Supervivencia

Aleppo, Syria

Se situó a cubierto tras una pila de escombros. Ojo avizor, se puso a inspeccionar el panorama que se extendía ante él. El fulgor de las explosiones a lo lejos se reflejaba en sus pupilas. Como el halcón que se dedica a estudiar el terreno mientras espera pacientemente a que las circunstancias le sean favorables para poder abalanzarse en picado sobre su presa, él tenía un único objetivo en mente, no darle al otro opción de que volviera las tornas.
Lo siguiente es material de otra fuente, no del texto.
const char* ocrf_kernel_name(int kernel_id) {
  switch (kernel_id) {
    case OCRF_K_BEV_POOL_FWD: return "bev_pool_tile_kernel<false>";
    case OCRF_K_BEV_POOL_INTERVAL: return "bev_pool_interval_kernel";
    case OCRF_K_BEV_POOL_MFMA: return "bev_pool_mfma_kernel<*>";
    case OCRF_K_BEV_POOL_PANEL: return "bev_pool_panel_kernel<*>";
    case OCRF_K_BEV_POOL_CELL_WEIGHTS: return "bev_pool_cell_weights_kernel";
    case OCRF_K_BEV_POOL_GRAD: return "bev_pool_grad_vec_kernel";
    case OCRF_K_RASTER_PREPROCESS: return "raster_preprocess_kernel";
    case OCRF_K_RASTER_BLEND: return "raster_blend_kernel<false, false, *>";
    case OCRF_K_RASTER_BLEND_BWD: return "raster_blend_kernel<false, true, true>";
    case OCRF_K_RASTER_PRE_BWD: return "raster_preprocess_backward_kernel<false>";
    case OCRF_K_RASTER_GATHER: return "raster_scatter_kernel";
    case OCRF_K_RASTER_PLAN_UPDATE: return "raster_plan_update_kernel";
    case OCRF_K_RASTER_BLEND_SORTED: return "raster_blend_sorted_kernel<*>";
    case OCRF_K_RASTER_SCAN: return "raster_bucket_scan_kernel";
    case OCRF_K_HOA_STATS: return "hoa_channel_stats_kernel";
    case OCRF_K_HOA_MASK_GATE: return "hoa_mask_gate_kernel";
    case OCRF_K_HOA_HEIGHT_MAX: return "hoa_height_max_kernel";
    case OCRF_K_HOA_HEIGHT_GATE: return "hoa_height_gate_kernel";
    case OCRF_K_HOA_UNET_BLOCK: return "hoa_unet_block_kernel";
    case OCRF_K_HOA_OUT_CONV: return "hoa_gated_conv1x1_kernel";
    case OCRF_K_HOA1_ATTN: return "hoa1_attention_upsample_kernel";
    case OCRF_K_HOA1_UP: return "(unused)";
    case OCRF_K_HOA1_Q: return "(unused)";
    case OCRF_K_HOA1_KV: return "hoa1_kv_kernel";
    case OCRF_K_HOA_DW3X3: return "hoa_dw3x3_kernel";
    case OCRF_K_HOA_DW3X3_WGRAD: return "hoa_dw3x3_wgrad_kernel";
    case OCRF_K_LSS_KEYS: return "lss_keys_hist_kernel";
    case OCRF_K_RADIX_HIST: return "radix_hist_kernel";
    case OCRF_K_SCAN: return "scan_apply_kernel<*>";
    case OCRF_K_RADIX_SCATTER: return "radix_scatter_kernel<*>";
    case OCRF_K_LSS_BOUNDS: return "lss_intervals_kernel";
    case OCRF_K_LSS_EMIT: return "(unused)";
    case OCRF_K_HT_COUNT: return "ht_valid_kernel";
    case OCRF_K_HT_EMIT: return "ht_emit_kernel";
    case OCRF_K_HT_PROJECT: return "ht_project_kernel";
    case OCRF_K_NECK_PREFILTER: return "neck_prefilter_kernel";
    case OCRF_K_NECK_SAMPLE: return "neck_pillar_sample_mean_kernel<*>";
    case OCRF_K_NECK_RETAIN: return "neck_retain_scatter_kernel";
    case OCRF_K_NECK_HEADS: return "neck_gauss_heads_kernel";
    case OCRF_K_NECK_NERF_ALPHA: return "neck_nerf_alpha_kernel";
    case OCRF_K_NECK_NERF_RENDER: return "neck_nerf_render_kernel";
    case OCRF_K_NECK_FUSION: return "neck_dual_fusion_kernel<*>";
    case OCRF_K_NECK_PLANE_PASS: return "neck_plane_pass_kernel<*>";
    case OCRF_K_NECK_CHANNEL_MLP: return "neck_channel_mlp_kernel";
    case OCRF_K_NECK_SCALED_STATS: return "neck_scaled_channel_stats_kernel";
    case OCRF_K_NECK_CBAM_TAIL: return "neck_cbam_tail_kernel";
    case OCRF_K_LOSS_DEPTH_LABELS: return "depth_labels_kernel";
    case OCRF_K_LOSS_DS: return "ds_loss_partial_kernel";
    case OCRF_K_LOSS_FINAL: return "ds_loss_final_kernel / render_final_kernel";
    case OCRF_K_LOSS_DS_BWD: return "ds_loss_backward_kernel";
    case OCRF_K_LOSS_RENDER: return "render_tile_kernel";
    case OCRF_K_LOSS_RENDER_DEPTH: return "render_depth_kernel";
    case OCRF_K_LOSS_RENDER_BWD: return "render_backward_kernel";
    case OCRF_K_STEREO_COST_VOLUME: return "stereo_cost_volume_kernel";
    case OCRF_K_CH_ASSIGN: return "ch_assign_kernel";
    case OCRF_K_CH_HEATMAP: return "ch_heatmap_kernel";
    case OCRF_K_CH_HM_LOSS: return "ch_hm_loss_partial_kernel";
    case OCRF_K_CH_FINAL: return "ch_hm_loss_final_kernel / ch_reg_loss_final_kernel";
    case OCRF_K_CH_HM_LOSS_BWD: return "ch_hm_loss_backward_kernel";
    case OCRF_K_CH_REG_LOSS: return "ch_reg_loss_partial_kernel";
    case OCRF_K_CH_REG_LOSS_BWD: return "ch_reg_loss_backward_kernel";
    case OCRF_K_CD_SELECT: return "cd_select_kernel";
    case OCRF_K_CD_MASK: return "cd_mask_kernel";
    case OCRF_K_CD_SCAN: return "cd_scan_kernel";
    case OCRF_K_CD_WRITE: return "cd_write_kernel";
    case OCRF_K_UPSAMPLE_CAT: return "upsample_cat_kernel<float, *>";
    case OCRF_K_UPSAMPLE_CAT_BWD: return "upsample_cat_backward_kernel<float>";
    case OCRF_K_ADD_RELU: return "binary_kernel<*, AddRelu>";
    case OCRF_K_ADD_RELU_BWD: return "binary_kernel<*, Threshold>";
    case OCRF_K_UPSAMPLE_ADD: return "upsample_add_kernel<*>";
    case OCRF_K_UPSAMPLE_ADD_BWD: return "upsample_add_backward_kernel";
    case OCRF_K_BEV_ALIGN: return "bev_align_kernel<float, *>";
    case OCRF_K_BEV_ALIGN_BWD: return "bev_align_backward_kernel<float>";
    case OCRF_K_OPTIM_SQNORM: return "optim_grad_sqnorm_kernel";
    case OCRF_K_OPTIM_NORM_FINAL: return "optim_norm_final_kernel";
    case OCRF_K_OPTIM_STEP: return "optim_step_kernel";
    case OCRF_K_ADD_RELU_BF16: return "binary_bf16_kernel<*, AddRelu>";
    case OCRF_K_ADD_RELU_BWD_BF16: return "binary_bf16_kernel<*, Threshold>";
    case OCRF_K_UPSAMPLE_ADD_BF16: return "upsample_add_bf16_kernel<*>";
    case OCRF_K_UPSAMPLE_ADD_BWD_BF16: return "upsample_add_backward_bf16_kernel";
    case OCRF_K_UPSAMPLE_CAT_BF16: return "upsample_cat_kernel<unsigned short, *>";
    case OCRF_K_UPSAMPLE_CAT_BWD_BF16: return "upsample_cat_backward_kernel<unsigned short>";
    case OCRF_K_BEV_ALIGN_BF16: return "bev_align_kernel<unsigned short, *>";
    case OCRF_K_BEV_ALIGN_BWD_BF16: return "bev_align_backward_kernel<unsigned short>";
    case OCRF_K_STEREO_PACK_BF16: return "stereo_pack_bf16_kernel";
    case OCRF_K_STEREO_COST_VOLUME_BF16: return "stereo_cost_volume_bf16_kernel";
    case OCRF_K_BN_STATS: return "bn_stats_kernel<float, *>";
    case OCRF_K_BN_FINALIZE: return "bn_finalize_kernel";
    case OCRF_K_BN_ACT_FWD: return "bn_act_forward_kernel<float, *>";
    case OCRF_K_BN_ACT_BWD_REDUCE: return "bn_act_backward_reduce_kernel<float, *>";
    case OCRF_K_BN_ACT_BWD: return "bn_act_backward_kernel<float, *>";
    case OCRF_K_BN_STATS_BF16: return "bn_stats_kernel<unsigned short, *>";
    case OCRF_K_BN_ACT_FWD_BF16: return "bn_act_forward_kernel<unsigned short, *>";
    case OCRF_K_BN_ACT_BWD_REDUCE_BF16: return "bn_act_backward_reduce_kernel<unsigned short, *>";
    case OCRF_K_BN_ACT_BWD_BF16: return "bn_act_backward_kernel<unsigned short, *>";
    case OCRF_K_FRAME_POSES: return "frame_poses_kernel";
    case OCRF_K_IMAGE_PREP_HORIZONTAL: return "image_prep_horizontal_kernel";
    case OCRF_K_IMAGE_PREP_VERTICAL: return "image_prep_vertical_kernel";
    case OCRF_K_IMAGE_PREP_EPILOGUE: return "image_prep_epilogue_kernel";
    case OCRF_K_POINT_LABELS_MARK: return "point_labels_mark_kernel";
    case OCRF_K_POINT_LABELS_RESOLVE: return "point_labels_resolve_kernel";
    case OCRF_K_DEFORM_IM2COL: return "deform_im2col_kernel";
    case OCRF_K_DEFORM_COL2IM: return "deform_col2im_kernel";
    case OCRF_K_GROUP_CORR: return "group_corr_forward_kernel<*>";
    case OCRF_K_GROUP_CORR_GRAD_LEFT: return "group_corr_grad_left_kernel<*>";
    case OCRF_K_GROUP_CORR_GRAD_RIGHT: return "group_corr_grad_right_kernel<*>";
    case OCRF_K_KD_PARTIAL: return "kd_partial_kernel";
    case OCRF_K_KD_FINAL: return "kd_final_kernel";
    case OCRF_K_KD_BWD: return "kd_backward_kernel";
    case OCRF_K_RASTER_BLEND_BWD_DEPTH: return "raster_blend_kernel<false, true, true, true, true>";
    case OCRF_K_RASTER_PRE_BWD_DEPTH: return "raster_preprocess_backward_kernel<true>";
    case OCRF_K_HOA1_ATTN_TRAIN: return "hoa1_attention_train_kernel";
    case OCRF_K_HOA1_UP_GRAD: return "hoa1_up_grad_kernel";
    case OCRF_K_HOA1_ATTN_GRAD: return "hoa1_attn_grad_kernel";
    case OCRF_K_HOA1_KV_GRAD: return "hoa1_kv_grad_kernel";
    case OCRF_K_HOA1_TOKEN_GRAD: return "hoa1_token_grad_kernel";
    case OCRF_K_HOA1_PIXEL_GRAD: return "hoa1_pixel_grad_kernel";
    case OCRF_K_HOA1_WEIGHT_SUM: return "hoa1_weight_sum_kernel";
    default: return "";
  }
}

Necesitaba concentrarse para no entrar en pánico. Había diseñado un método a tal efecto. Debía controlar su respiración contando los segundos que transcurrían entre que inspiraba y espiraba. Sólo así lograría erigir un dique mental para contener el piélago de impresiones inconexas que amenazaba con encharcar su cerebro y usurpar su poder de decisión, que ya a esas alturas se reducía a activar o no el músculo que le fuera a llevar a apretar el gatillo.

Hacía rato que no oía el latido de su corazón. Todo indicaba que se le había gangrenado. Ya sólo seguía con vida para poder representarse su muerte, de todas las maneras posibles, una y otra vez. Se había convertido en el divertimento macabro del sádico que opera en las sombras, cuya ardorosa mirada sentía clavada sobre él, carbonizándole la piel, fosilizándolo paulatinamente.

De pronto, se empezó a escuchar el zumbido de los aviones de guerra. Tragó saliva. El final se acercaba a pasos agigantados. Apenas unos segundos más tarde, el fragor había alcanzado unos niveles que le impedían pensar. Atronador, enloquecedor, como aquella guerra, que dejaría tras de sí un silencio árido, de los que no se dejan atribuir significado, como un corazón que late por inercia.

Sonrió, de forma casi instintiva. El que lo viera, lo que pensaría. Pero aquel juego no se regía por las leyes de la razón.

De repente, a poca distancia de donde él se encontraba, cayó una bomba que derrumbó un edificio. La tierra se estremeció. El dique que había construido en su cabeza estalló en mil pedazos. De súbito, ya no distinguía salvo cuerpos desmembrados. Debía salir de allí, como fuera. Se levantó y, sin dejar de asir su rifle con fuerza, comenzó a correr como alma que lleva el diablo. El olor a sangre y napalm que flotaba en el ambiente le obturaba las vías respiratorias. Sentía que se quedaba sin resuello a cada zancada que daba, pero no podía darse por vencido, porque sabía que, en cuanto se parara, se convertiría en parte del decorado.

No tardó en alcanzar el lugar donde había sido arrojada la bomba. Sobre una colina, había un grupo de gente con cámaras de fotos. Uno se dio la vuelta y, al verle, lo encañonó con el objetivo de su cámara. Aquel periodista se hallaba a una pulsación de inmortalizarle, de encapsularle en la imagen que pudiera convertirse en la cara reconocible de la guerra.

Un niño manchado de sangre y cubierto de polvo.

Él lo apuntó con el rifle y apretó el gatillo.

 

Escrito por Ahmad Khader Abu Esmail.